Use their company www site "Contact Us" feature and let them know your H60 leaked water when rinsed off under the faucet. I had a similar problem with my H501, but their customer service took care of me.

you can read about my scenario in my other thread "Zebralight H501 water leak => TOP Rate customer service!!". (I feared your exact scenario in this thread... a CPFer getting a ZL dirty and running it under the faucet to clean it off, knowing how dirty yours and Mardukes get during cave expeditions).

This is a picture posting thread... so my comments here are taking it off topic. please feel free to PM me if you have any further questions. Note that I can only accurately comment on my particular incident and CS experience.


----------



## davidt1 (Jul 1, 2009)

Used it to change a blown fuse under the dashboard


----------



## Yucca Patrol (Jul 1, 2009)

kramer5150 said:


> @Yucca patrol:
> 
> I think you should pursue an RMA from ZL.

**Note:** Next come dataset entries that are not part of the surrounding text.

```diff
+          acc[t] = __builtin_amdgcn_mfma_f32_16x16x4f32(
+              w[q & 1][t][s], in[q][s], acc[t], 0, 0, 0);
+      if (q >= R) {
+        ws_relu_diff(in[q - R], pq[q % R], inf);
+        asm volatile("" : "+v"(in[q - R]));
+      }
+      in[q] = pr[4 * q];
+      pq[q % R] = qr[4 * q];
+#pragma unroll
+      for (int t = 0; t < NTG; ++t) {
+        __builtin_amdgcn_sched_group_barrier(0x8 , 3, 0);
+        if (ahead) __builtin_amdgcn_sched_group_barrier(0x100 , 1, 0);
+        if (q >= R && t >= NTG - (PGNN_WS_PKSUB ? 2 : 4))
+          __builtin_amdgcn_sched_group_barrier(0x2 , 2, 0);
+      }
+      __builtin_amdgcn_sched_group_barrier(0x8 , NTG, 0);
+      __builtin_amdgcn_sched_group_barrier(0x20 , 2, 0);
+      __builtin_amdgcn_sched_barrier(0);
+    }
+    if (tst) {
+      const long long c = __builtin_readcyclecounter();
+      if (lane == 0) tst[2] = c;
+      __builtin_amdgcn_sched_barrier(0);
+    }
+    if (a.prio == 1) __builtin_amdgcn_s_setprio(3);
+    const int up = __shfl_up(my_d, 1);
+    const int prev = n == 0 ? cur_d : up;
+    starts = (unsigned)(__ballot(my_d != prev) & 0xFFFFull);
+    }
+    WsRun st = {cur_d, cur_left_closed, cur_has};
+    if constexpr (POL::kSum)
+      ws_epilogue_sum<NTG>(a, bias_lds, t0, lane, acc, carry, starts, my_d, st,
+                           fin, d_after, inf);
+    else
+      ws_epilogue<NTG>(a, bias_lds, t0, lane, acc, carry, starts, my_d, st, fin,
+                       d_after, inf);
+    cur_d = st.cur_d;
+    cur_left_closed = st.left_closed;
+    cur_has = st.has;
+    if (fin) break;
+#pragma unroll
+    for (int t = 0; t < NTG; ++t) w[0][t] = wfrag[0][t * 64];
+#pragma unroll
+    for (int q = KQ - R; q < KQ; ++q) ws_relu_diff(in[q], pq[q % R], inf);
+    if constexpr (EMIT) {
+      const int64_t row = e0 + n;
+      if (row < E) {
+        float *dstp = a.rows_out + row * a.ld_rows + 16 * t0 + 4 * g;
+#pragma unroll
+        for (int t = 0; t < NTG; ++t) {
+          const v4f bb = *reinterpret_cast<const v4f *>(bias_lds + 16 * t + 4 * g);
+          v4f y;
+#pragma unroll
+          for (int r = 0; r < 4; ++r) {
+            float x = acc[t][r] + bb[r];
+            if (16 * (t0 + t) + 4 * g + r >= a.relu_from) x = x > 0.0f ? x : 0.0f;
+            y[r] = x;
+          }
+          *reinterpret_cast<v4f *>(dstp + 16 * t) = y;
+        }
+      }
+    }
+    my_d = nx_d;
+    if (tst) {
+      __builtin_amdgcn_sched_barrier(0);
+      const long long c = __builtin_readcyclecounter();
+      if (lane == 0) tst[3] = c;
+    }
+  }
+  __builtin_amdgcn_s_setprio(0);
+}
+
+template <int KQ, int NTG, bool EMIT, bool ROWS = false, class POL = WsMax>
+__device__ __forceinline__ void edge_ws_body(const EdgeWsArgs &a,
+                                             const v4f *__restrict__ wl, int t0,
+                                             const float *bias_lds,
+                                             int64_t tile_first,
+                                             int64_t tile_last, int lane,
+                                             long long *tsw, int &stamped,
+                                             const int64_t E) {
+  if constexpr (ROWS)
+    edge_ws_rows_body<KQ, NTG, EMIT, POL>(a, wl, t0, bias_lds, tile_first,
+                                          tile_last, lane, tsw, stamped, E);
+  else
+    edge_ws_gather_body<KQ, NTG, EMIT, POL>(a, wl, t0, bias_lds, tile_first,
+                                            tile_last, lane, tsw, stamped, E);
 }
 
 
diff --git a/point-gnn_amd/csrc/gnn.hip b/point-gnn_amd/csrc/gnn.hip
--- a/point-gnn_amd/csrc/gnn.hip
+++ b/point-gnn_amd/csrc/gnn.hip
@@ -2314,6 +2314,44 @@
       if (lds_used) *lds_used = lds_bytes;
       return 0;
     }
+  const struct {
+    const char *name;
+    const void *fn;
+    int kq, ntmax;
+  } ws[6] = {
+      {"edge_ws_19_7", reinterpret_cast<const void *>(edge_ws_kernel<19, 7>), 19, 7},
+      {"edge_ws_16_8", reinterpret_cast<const void *>(edge_ws_kernel<16, 8>), 16, 8},
+      {"edge_ws_19_7_rows",
+       reinterpret_cast<const void *>(edge_ws_kernel<19, 7, true>), 19, 7},
+      {"edge_ws_16_8_rows",
+       reinterpret_cast<const void *>(edge_ws_kernel<16, 8, true>), 16, 8},
+      {"edge_ws_19_7_sum",
+       reinterpret_cast<const void *>(edge_ws_kernel<19, 7, false, false, WsSum>),
+       19, 7},
+      {"edge_ws_16_8_sum",
+       reinterpret_cast<const void *>(edge_ws_kernel<16, 8, false, false, WsSum>),
+       16, 8},
+  };
+  for (int i = 0; i < 6; ++i) {
+    if (name != ws[i].name) continue;
+    if (lds_bytes < 0)
+      lds_bytes = (int64_t)ws[i].kq * ws[i].ntmax * 1024 +
+                  16 * ws[i].ntmax * sizeof(float);
+    PGNN_REQUIRE(lds_bytes <= 160 * 1024, PGNN_E_INVALID,
+                 "kernel_occupancy: more LDS than a CU has");
+    const int rc = ensure_dynamic_lds(ws[i].fn, (size_t)lds_bytes);
+    if (rc) return rc;
+    hipFuncAttributes attr;
+    PGNN_HIP(hipFuncGetAttributes(&attr, ws[i].fn));
+    int blocks = 0;
+    PGNN_HIP(hipOccupancyMaxActiveBlocksPerMultiprocessor(
+        &blocks, ws[i].fn, 64 * kWsWaves, (size_t)lds_bytes));
+    *vgprs = attr.numRegs;
+    *scratch_bytes = (int32_t)attr.localSizeBytes;
+    *workgroups_per_cu = blocks;
+    if (lds_used) *lds_used = lds_bytes;
+    return 0;
+  }
   PGNN_REQUIRE(false, PGNN_E_INVALID, "kernel_occupancy: unknown kernel");
   return 0;
   PGNN_GUARD_END
```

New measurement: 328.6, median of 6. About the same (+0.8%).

I need it for this weekend and cooking the water out with the switch cover removed and the light set on high running two batteries through it fixed it for now. I need it this weekend for a trip, so I'll pursue it if it happens again or actually affects the use of the light.


----------



## duboost (Jul 2, 2009)




----------



## davidt1 (Jul 2, 2009)

Found an adequate clip to replace the bulky factory clip, finally. I am still looking for one that is slightly wider and extends all the way to the top of the light. Until I find it, this one will do for now.





Unlike before, both clip and light fit inside the elastic band, making it possible to rotate the light.


----------



## SilentK (Jul 2, 2009)

davidt1 said:


> Found an adequate clip to replace the bulky factory clip, finally. I am still looking for one that is slightly wider and extends all the way to the top of the light. Until I find it, this one will do for now.
> 
> 
> 
> ...



Where did you get that clip from? As well, is that a magnet attached to the bottom of your light?


----------



## davidt1 (Jul 2, 2009)

The clip is a Fenix clip which I bought from Lighthound. Yes, that's a magnet attached to the light.


----------



## Shorty66 (Jul 3, 2009)

The clip is nice... i am searching for one right now.

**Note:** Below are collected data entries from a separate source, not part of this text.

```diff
@@ -176,10 +158,14 @@
                         if constexpr (UNI) dst = dstp + (uint32_t)yy * (uint32_t)D.pitch + (uint32_t)x4;
                         else dst = dstp + (uint32_t)(__mul24(yy, D.pitch) + x4);
                         if (nvalid == 4) *reinterpret_cast<uint32_t*>(dst) = packed;
-                        else for (int k = 0; k < nvalid; k++) dst[k] = (uint8_t)(packed >> (8 * k));
+                        else {
+                            dst[0] = (uint8_t)packed;
+                            if (nvalid > 1) dst[1] = (uint8_t)(packed >> 8);
+                            if (nvalid > 2) dst[2] = (uint8_t)(packed >> 16);
+                        }
                     };
-                    int y = uni(y0);
-                    const int yend = uni(y1), ylast = r1 - 1;
+                    int y = UNI ? wr0 : y0;
+                    const int yend = UNI ? wr1 : y1;
                     uint2 ra = rec(min(y, ylast)), rb = rec(min(y + 1, ylast));
                     if constexpr (UNI) {
                         uint2 rc = rec(min(y + 2, ylast)), rd = rec(min(y + 3, ylast));
@@ -224,6 +210,9 @@
                 };
                 if (R == 1) rows(PyrUni{}); else rows(PyrLane{});
             } else {
+                const int4 xr01 = *reinterpret_cast<const int4*>(xrec + x4), xr23 = *reinterpret_cast<const int4*>(xrec + x4 + 2);
+                const int sx[4] = {xr01.x, xr01.z, xr23.x, xr23.z};
+                const int sx1[4] = {min(sx[0] + 1, S.w - 1), min(sx[1] + 1, S.w - 1), min(sx[2] + 1, S.w - 1), min(sx[3] + 1, S.w - 1)};
 #pragma unroll 1
                 for (int y = y0; y < y1; y++) {
                     const uint64_t yv = yrec[y];
@@ -241,7 +230,11 @@
                     }
                     uint8_t* dst = dstp + (uint32_t)(__mul24(y, D.pitch) + x4);
                     if (nvalid == 4) *reinterpret_cast<uint32_t*>(dst) = packed;
-                    else for (int k = 0; k < nvalid; k++) dst[k] = (uint8_t)(packed >> (8 * k));
+                    else {
+                        dst[0] = (uint8_t)packed;
+                        if (nvalid > 1) dst[1] = (uint8_t)(packed >> 8);
+                        if (nvalid > 2) dst[2] = (uint8_t)(packed >> 16);
+                    }
                 }
             }
         }
```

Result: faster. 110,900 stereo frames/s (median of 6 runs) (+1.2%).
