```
template<int POST_WAVES>
__global__ __launch_bounds__(64*POST_WAVES) void k_post(const Hit *__restrict__ hits, uint32_t *__restrict__ seq_count,
	const uint32_t *__restrict__ best, uint32_t ncand, const uint4 *__restrict__ planes, const uint64_t *__restrict__ blk_off,
	const IrrDev *__restrict__ irr, const uint32_t *__restrict__ irr_off, DevEntry *__restrict__ db, uint32_t *__restrict__ seg_hi,
	uint32_t *__restrict__ counters, uint32_t epoch, uint32_t n_seq,
	const OligoDev *__restrict__ oligos, uint32_t n_pairs, uint32_t mask_words,
	const uint64_t *__restrict__ len, const uint8_t *__restrict__ active, int32_t amp_min, int32_t amp_max, float ident_thr, int use_taq,
	uint64_t *__restrict__ bits_fr, uint64_t *__restrict__ bits_rf, uint64_t bit_words, PassMail *pub_mail, uint32_t pub_seq)
{
	__shared__ PostShared<POST_WAVES> sh;
	const uint32_t wave = threadIdx.x >> 6, lane = threadIdx.x & 63u;
	if(pub_mail && blockIdx.x == 0 && wave == 0){
		if(lane < 4) pub_mail->counters[lane] = (lane == 3) ? N_TOUCHED_UNKNOWN_DEV : counters[lane];
		__threadfence_system();
		__builtin_amdgcn_wave_barrier();
		if(lane == 0) __hip_atomic_store((uint32_t *)&pub_mail->seq, pub_seq, __ATOMIC_RELEASE, __HIP_MEMORY_SCOPE_SYSTEM);
	}
	if(blockIdx.x == 0 && wave == 0 && lane < 4) counters[lane] = 0;
	const uint32_t seq = blockIdx.x*POST_WAVES + wave;
	const uint32_t n_raw = (seq < n_seq) ? seq_count[seq] : 0u;
	const uint32_t n = min(n_raw, POST_CAP);
	if(seq < n_seq && lane == 0){
		if(n_raw) seq_count[seq] = 0;
		else seg_hi[seq] = 0;
	}
	const uint32_t seq_c = min(seq, n_seq - 1u);
	const uint64_t base = blk_off[seq_c];
	const int32_t L = (int32_t)len[seq_c];
	const uint32_t is_active = active[seq_c];
	if(__syncthreads_or((int)n)){
		const uint32_t nw = 2*n_pairs*(uint32_t)(sizeof(OligoDev)/4);
		for(uint32_t i = threadIdx.x;i < nw;i += 64*POST_WAVES) ((uint32_t *)sh.ol)[i] = ((const uint32_t *)oligos)[i];
		__syncthreads();
	}
	if(n == 0) return;
	uint64_t *keys = sh.keys[wave];
	PostEnt *ent = sh.ent[wave];
	uint64_t k = ~0ull;
	if(lane < n){
		const Hit h = hits[(size_t)seq*POST_CAP + lane];
		if(((epoch << 8) | h.cnt) == best[(size_t)seq*ncand + h.cand]) k = h.key;
	}
	keys[lane] = k;
	wave_sync();
	uint32_t np2 = 1; while(np2 < n) np2 <<= 1;
	for(uint32_t kk = 2;kk <= np2;kk <<= 1){
		for(uint32_t j = kk >> 1;j > 0;j >>= 1){
			const uint32_t l = lane ^ j;
			if(l > lane && l < np2){
				const uint64_t a = keys[lane], b = keys[l];
				const bool up = ((lane & kk) == 0);
				if((a > b) == up){ keys[lane] = b; keys[l] = a; }
			}
			wave_sync();
		}
	}
	k = keys[lane];
	const bool distinct = k != ~0ull && (lane == 0 || keys[lane - 1] != k);
	const uint64_t dmask = __ballot(distinct);
	const uint32_t run = (uint32_t)__builtin_popcountll(dmask);
	const uint32_t rank = (uint32_t)__builtin_popcountll(dmask & ((1ull << lane) - 1ull));
	if(lane == 0) seg_hi[seq] = seq*POST_CAP + run;
	if(distinct){
		DevEntry e;
		materialise_entry_at(k, planes, base, irr, irr_off, e);
// ... 3 lines not shown
	}
	wave_sync();
	if(n_pairs == 0) return;
	const uint32_t n_oligo = 2*n_pairs;
	PostEnt me; me.w.a = me.w.c = me.w.g = me.w.t = 0; me.loc = 0; me.strand = 0;
	if(lane < run) me = ent[lane];
	for(uint32_t g = 0;2*g < mask_words;++g){
		const uint32_t o = g*64 + lane;
		Planes m; m.a = m.c = m.g = m.t = 0; uint32_t fl = 0xFFFFFFFFu;
		if(o < n_oligo){ m = sh.ol[o].m; fl = sh.ol[o].floor2; }
		for(uint32_t e = 0;e < run;++e){
			const Planes w = ent[e].w;
			const uint32_t cnt = __popc((w.a & m.a) | (w.c & m.c) | (w.g & m.g) | (w.t & m.t));
			const uint64_t bal = __ballot(cnt >= fl);
			if(lane == 0){
				sh.msk[wave][e][2*g] = (uint32_t)bal;
				if(2*g + 1 < mask_words) sh.msk[wave][e][2*g + 1] = (uint32_t)(bal >> 32);
			}
		}
	}
	wave_sync();
	if(lane >= run || me.strand != 1 || !is_active) return;
	for(uint32_t j = lane + 1;j < run;++j){
		const PostEnt ej = ent[j];
		if(ej.loc - me.loc > amp_max + 128) break;
		if(ej.strand != 2) continue;
		for(uint32_t w = 0;w < mask_words;++w){
			const uint32_t mi = sh.msk[wave][lane][w], mj = sh.msk[wave][j][w];
			uint32_t fr = mi & (mj >> 1) & 0x55555555u;
			uint32_t rf = (mi >> 1) & mj & 0x55555555u;
			uint32_t any = fr | rf;
			while(any){
				const uint32_t bit = __ffs(any) - 1;
				any &= any - 1;
				const uint32_t pair = (w*32 + bit) >> 1;
				if(pair >= n_pairs) break;
				const OligoDev F = sh.ol[2*pair], R = sh.ol[2*pair + 1];
				for(int orient = 0;orient < 2;++orient){
					if(!(((orient == 0) ? fr : rf) >> bit & 1u)) continue;
					const OligoDev &P = (orient == 0) ? F : R;
					const OligoDev &M = (orient == 0) ? R : F;
					if(me.loc + P.stop >= ej.loc - M.stop) continue;
					int32_t amp_start = me.loc + P.start;
					const int32_t amp_stop = min(ej.loc - M.start, L - 1);
					int32_t amp_len = amp_stop - amp_start + 1;
					if(amp_len < amp_min || amp_len > amp_max) continue;
					if(amp_start < 0){ amp_len += amp_start; amp_start = 0; }
					if(amp_len < 0 || amp_start + amp_len > L){ atomicOr(&counters[1], 1u); continue; }
					if(has_split(planes, base, amp_start, amp_len)) continue;
					const float f = identity(F, (orient == 0) ? me.w : ej.w, use_taq);
					const float r = identity(R, (orient == 0) ? ej.w : me.w, use_taq);
					if(sqrtf(__fmul_rn(f, r)) >= ident_thr){
						uint64_t *dst = (orient == 0) ? bits_fr : bits_rf;
						atomicOr((unsigned long long *)&dst[(size_t)pair*bit_words + (seq >> 6)], 1ull << (seq & 63));
					}
				}
			}
		}
	}
}

template<uint32_t CAP, int WAVES>
struct PostSharedBig {
	OligoDev ol[32*POST_MASK_WORDS];
	uint64_t keys[WAVES][CAP]; DevEntry ent[WAVES][CAP]; uint32_t msk[WAVES][CAP][POST_MASK_WORDS]; uint32_t part[WAVES][64];
};

template<uint32_t CAP, int WAVES>
__global__ __launch_bounds__(64*WAVES) void k_post_big(const Hit *__restrict__ hits, const uint32_t *__restrict__ seq_count,
	const uint32_t *__restrict__ best, uint32_t ncand, const uint4 *__restrict__ planes, const uint64_t *__restrict__ blk_off,
	const IrrDev *__restrict__ irr, const uint32_t *__restrict__ irr_off, DevEntry *__restrict__ db, uint32_t *__restrict__ seg_hi,
	uint32_t *__restrict__ counters, uint32_t epoch, uint32_t n_seq,
	const OligoDev *__restrict__ oligos, uint32_t n_pairs, uint32_t mask_words,
	const uint64_t *__restrict__ len, const uint8_t *__restrict__ active, int32_t amp_min, int32_t amp_max, float ident_thr, int use_taq,
	uint64_t *__restrict__ bits_fr, uint64_t *__restrict__ bits_rf, uint64_t bit_words, PassMail *pub_mail, uint32_t pub_seq)
{
	__shared__ PostSharedBig<CAP, WAVES> sh;
	const uint32_t wave = threadIdx.x >> 6, lane = threadIdx.x & 63u;
	if(pub_mail && blockIdx.x == 0 && wave == 0){
		if(lane < 4) pub_mail->counters[lane] = (lane == 3) ? N_TOUCHED_UNKNOWN_DEV : counters[lane];
		__threadfence_system();
		__builtin_amdgcn_wave_barrier();
		if(lane == 0) __hip_atomic_store((uint32_t *)&pub_mail->seq, pub_seq, __ATOMIC_RELEASE, __HIP_MEMORY_SCOPE_SYSTEM);
	}
	const uint32_t seq = blockIdx.x*WAVES + wave;
	const uint32_t n = (seq < n_seq) ? min(seq_count[seq], CAP) : 0u;
	if(__syncthreads_or((int)n)){
		const uint32_t nw = 2*n_pairs*(uint32_t)(sizeof(OligoDev)/4);
		for(uint32_t i = threadIdx.x;i < nw;i += 64*WAVES) ((uint32_t *)sh.ol)[i] = ((const uint32_t *)oligos)[i];
		__syncthreads();
	}
	if(n == 0) return;
	uint64_t *keys = sh.keys[wave];
	DevEntry *ent = sh.ent[wave];
	uint32_t *part = sh.part[wave];
	uint32_t np2 = 1; while(np2 < n) np2 <<= 1;
	for(uint32_t i = lane;i < np2;i += 64){
// ... 41 lines not shown
		}
	}
	wave_sync();
	if(n_pairs == 0) return;
	const uint32_t n_oligo = 2*n_pairs;
	for(uint32_t e = lane;e < run;e += 64){
		const DevEntry me = ent[e];
		for(uint32_t mw = 0;mw < mask_words;++mw){
			uint32_t bits = 0;
			const uint32_t o_end = min(n_oligo, (mw + 1)*32);
#pragma unroll 4
			for(uint32_t o = mw*32;o < o_end;++o){
				const Planes m = sh.ol[o].m;
				const uint32_t c = __popc((me.w.a & m.a) | (me.w.c & m.c) | (me.w.g & m.g) | (me.w.t & m.t));
				bits |= (uint32_t)(c >= sh.ol[o].floor2) << (o & 31);
			}
			sh.msk[wave][e][mw] = bits;
		}
	}
	wave_sync();
	if(!active[seq]) return;
	const int32_t L = (int32_t)len[seq];
	const uint64_t base = blk_off[seq];
	for(uint32_t i = lane;i < run;i += 64){
		const DevEntry me = ent[i];
		if(me.strand != 1) continue;
		for(uint32_t j = i + 1;j < run;++j){
			const DevEntry ej = ent[j];
			if(ej.loc - me.loc > amp_max + 128) break;
			if(ej.strand != 2) continue;
			for(uint32_t w = 0;w < mask_words;++w){
				const uint32_t mi = sh.msk[wave][i][w], mj = sh.msk[wave][j][w];
				uint32_t fr = mi & (mj >> 1) & 0x55555555u;
				uint32_t rf = (mi >> 1) & mj & 0x55555555u;
				uint32_t any = fr | rf;
				while(any){
					const uint32_t bit = __ffs(any) - 1;
					any &= any - 1;
					const uint32_t pair = (w*32 + bit) >> 1;
					if(pair >= n_pairs) break;
					const OligoDev F = sh.ol[2*pair], R = sh.ol[2*pair + 1];
					for(int orient = 0;orient < 2;++orient){
						if(!(((orient == 0) ? fr : rf) >> bit & 1u)) continue;
						const OligoDev &P = (orient == 0) ? F : R;
						const OligoDev &M = (orient == 0) ? R : F;
						if(me.loc + P.stop >= ej.loc - M.stop) continue;
						int32_t amp_start = me.loc + P.start;
						const int32_t amp_stop = min(ej.loc - M.start, L - 1);
						int32_t amp_len = amp_stop - amp_start + 1;
						if(amp_len < amp_min || amp_len > amp_max) continue;
						if(amp_start < 0){ amp_len += amp_start; amp_start = 0; }
						if(amp_len < 0 || amp_start + amp_len > L){ atomicOr(&counters[1], 1u); continue; }
						if(has_split(planes, base, amp_start, amp_len)) continue;
						const float f = identity(F, (orient == 0) ? me.w : ej.w, use_taq);
						const float r = identity(R, (orient == 0) ? ej.w : me.w, use_taq);
						if(sqrtf(__fmul_rn(f, r)) >= ident_thr){
							uint64_t *dst = (orient == 0) ? bits_fr : bits_rf;
							atomicOr((unsigned long long *)&dst[(size_t)pair*bit_words + (seq >> 6)], 1ull << (seq & 63));
						}
					}
				}
			}
		}
	}
}
```

pcramp_amd/csrc/pcr_sw.inc:

```

struct SwOut { int16_t score, q_start, q_stop, t_start, t_stop; uint8_t last1, last2, valid, pad; };

struct SwJob { uint32_t q; uint32_t tlen; uint64_t t_off; };

struct SwCell { int M, Iq, It, Msi, Msj, Iqsi, Iqsj, Itsi, Itsj; };

__device__ __forceinline__ uint32_t pack16(int a, int b) { return ((uint32_t)a & 0xFFFFu) | ((uint32_t)b << 16); }
__device__ __forceinline__ int lo16(uint32_t v) { return (int)(int16_t)(v & 0xFFFFu); }
__device__ __forceinline__ int hi16(uint32_t v) { return (int)(int16_t)(v >> 16); }

constexpr int SW_THREADS = 256;
constexpr int SW_GAP_OPEN = -5, SW_GAP_EXT = -2, SW_MATCH = 2, SW_MISMATCH = -3;
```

Here is a little repost of one of my favourite pictures:






H501 + Zipka Headband


----------



## Patriot (Jul 3, 2009)

Great looking young man you have there Kramer. It looks like he's off to a good start with flashlights and F4 Phantoms. :twothumbs


----------



## davidt1 (Jul 4, 2009)

Walking/reading/task light with the magnet attached to some metal (another flashlight in this case) inside the pocket to keep it stable and parallel to the ground. EDC tip: wear shirts with large pockets.







Or you can just clip it to the pocket. EDC tip: wear shirts with 2 large pockets.






Why shirts with large pockets? Neatly stowed away in this one are the H501, headband for it and a K-106. Here I have all the lights I need for any situation in a shirt pocket. I can go everywhere with this setup: work, church, gym, camp, hike, etc. Would prefer the top of the light to drop further down into the pocket though. Still looking for a clip that makes that possible.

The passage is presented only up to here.